@@ -183,7 +189,7 @@
                 const int rw = !balanced ? (w < 6 ? w : -1) : kw == 0 ? s : ((s >> 1) == s_misc[8] ? 4 + (s & 1) : -1);
                 sidx += rw < 0;
             }
-            w8_park_server<DEG, ldpc_park_nr(MODE)>(p, s_misc, wave, __builtin_amdgcn_readfirstlane(sidx));
+            w8_park_server<DEG, ldpc_park_nr(MODE)>(p, s_misc, wave, __builtin_amdgcn_readfirstlane(sidx), !SPA && p.cert != 0 && p.early_stop == 0);
 #ifdef LDPC_PHASE_PROF
             if (lane0 == 0 && p.cu_ctr) for (int i = 0; i < 12; i++) p.cu_ctr[LDPC_CU_CTR_WORDS + ((int)blockIdx.x * 8 + wave) * 12 + i] = 0u;
 #endif
@@ -243,6 +249,7 @@
     const __amdgpu_buffer_rsrc_t rs_at = __builtin_amdgcn_make_buffer_rsrc((void *)((ATAB || AT16) ? p.w8.atab : (const uint32_t *)p.w8.tab), 0, ATAB ? p.q * ((DEG + 3) / 4) * (LDPC_AT_LANES * 16) : AT16 ? p.q * NP16 * (LDPC_AT_LANES * 16) : 0, 0x00020000);
     const uint32_t at_vo = (uint32_t)(role >= 0 ? t : 0) * 16u;
     constexpr bool FWD = w8_hybrid(MODE);
+    const bool cert = !SPA && p.cert != 0 && p.early_stop == 0;
 #ifdef LDPC_PHASE_PROF
     uint32_t prof[12];
     for (int i = 0; i < 12; i++) prof[i] = 0u;
@@ -322,6 +329,7 @@
             if (AT16 && t == 0) lst(ljunk + 4u, INFINITY);
         }
         if (p.packed && (SPA ? wave == 0 && lio == 0 : threadIdx.x == 0) && (p.K & 31)) p.packed[(size_t)f * ((p.K + 31) / 32) + p.K / 32] = 0u;
+        if (!SPA && threadIdx.x == 0) s_misc[LDPC_W8_CERT] = 0;
         __builtin_amdgcn_s_setprio(0);
         __syncthreads();
         PROF_MARK(8);
@@ -606,6 +614,7 @@
                 const uint32_t pko = __float_as_uint(nxk);
                 float mn1 = INFINITY, mn2 = INFINITY, cst1 = 0.f, cst2 = 0.f;
                 uint32_t sacc = 0u, tot = 0u, pkn = 0u;
+                const bool cert_last = cert && it + 1 == p.n_ite;
                 if (EARLY_B1 && ncf > 0 && role < 0) asm volatile("s_barrier" ::: "memory");
                 if (act) {
                     __builtin_amdgcn_s_setprio(3);
@@ -668,6 +677,7 @@
                     cst1 = mn2 * p.alpha; cst2 = mn1 * p.alpha;
                     tot = (uint32_t)(__popc(sacc) & 1);
                     pkn = sacc ^ (tot ? ((1u << DEG) - 1u) : 0u);
+                    if (cert_last && (tot | ((pko ^ sacc) & ((1u << DEG) - 1u))) != 0u) s_misc[LDPC_W8_CERT] = 1;
                 }
                 PROF_MARK(1);
                 if (!EARLY_B1 && ncf > 0) __syncthreads();
@@ -738,6 +748,7 @@
                         const float n0 = L0 + d0, n1 = L1 + d1;
                         if (MODE != 1) { lst(o0 + b0, n0); if (two) lst(o1 + b1, n1); }
                         else { gst(o0, b0, n0); if (two) gst(o1, b1, n1); }
+                        if (cert_last && (((__float_as_uint(n0) ^ __float_as_uint(L0)) | (two ? __float_as_uint(n1) ^ __float_as_uint(L1) : 0u)) >> 31) != 0u) s_misc[LDPC_W8_CERT] = 1;
                     }
                     uint32_t prev_lvl = 1u;
                     if (DREG) {
@@ -747,7 +758,11 @@
                             const uint32_t e = T[LT_CONF + i], lvl = T[LT_CONF_META + i] >> LT_META_LVL_SHIFT;
                             const uint32_t off = addr_of(e), base = (e >> LT_BASE_SHIFT) & LT_BASE_MASK;
                             if (lvl != prev_lvl) { __syncthreads(); prev_lvl = lvl; }
-                            if (act) { const float Lv = lld(off + base); lst(off + base, Lv + dold[i]); }
+                            if (act) {
+                                const float Lv = lld(off + base), nv = Lv + dold[i];
+                                lst(off + base, nv);
+                                if (cert_last && ((__float_as_uint(nv) ^ __float_as_uint(Lv)) >> 31) != 0u) s_misc[LDPC_W8_CERT] = 1;
+                            }
                         }
                     } else
                     for (int i = two ? 2 : 1; i < ncf; i++) {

Instructions for the task: For every line in the listing above that contains "sacc", copy that line.

Solved exercise:
                 uint32_t sacc = 0u, tot = 0u, pkn = 0u;
                     tot = (uint32_t)(__popc(sacc) & 1);
                     pkn = sacc ^ (tot ? ((1u << DEG) - 1u) : 0u);
+                    if (cert_last && (tot | ((pko ^ sacc) & ((1u << DEG) - 1u))) != 0u) s_misc[LDPC_W8_CERT] = 1;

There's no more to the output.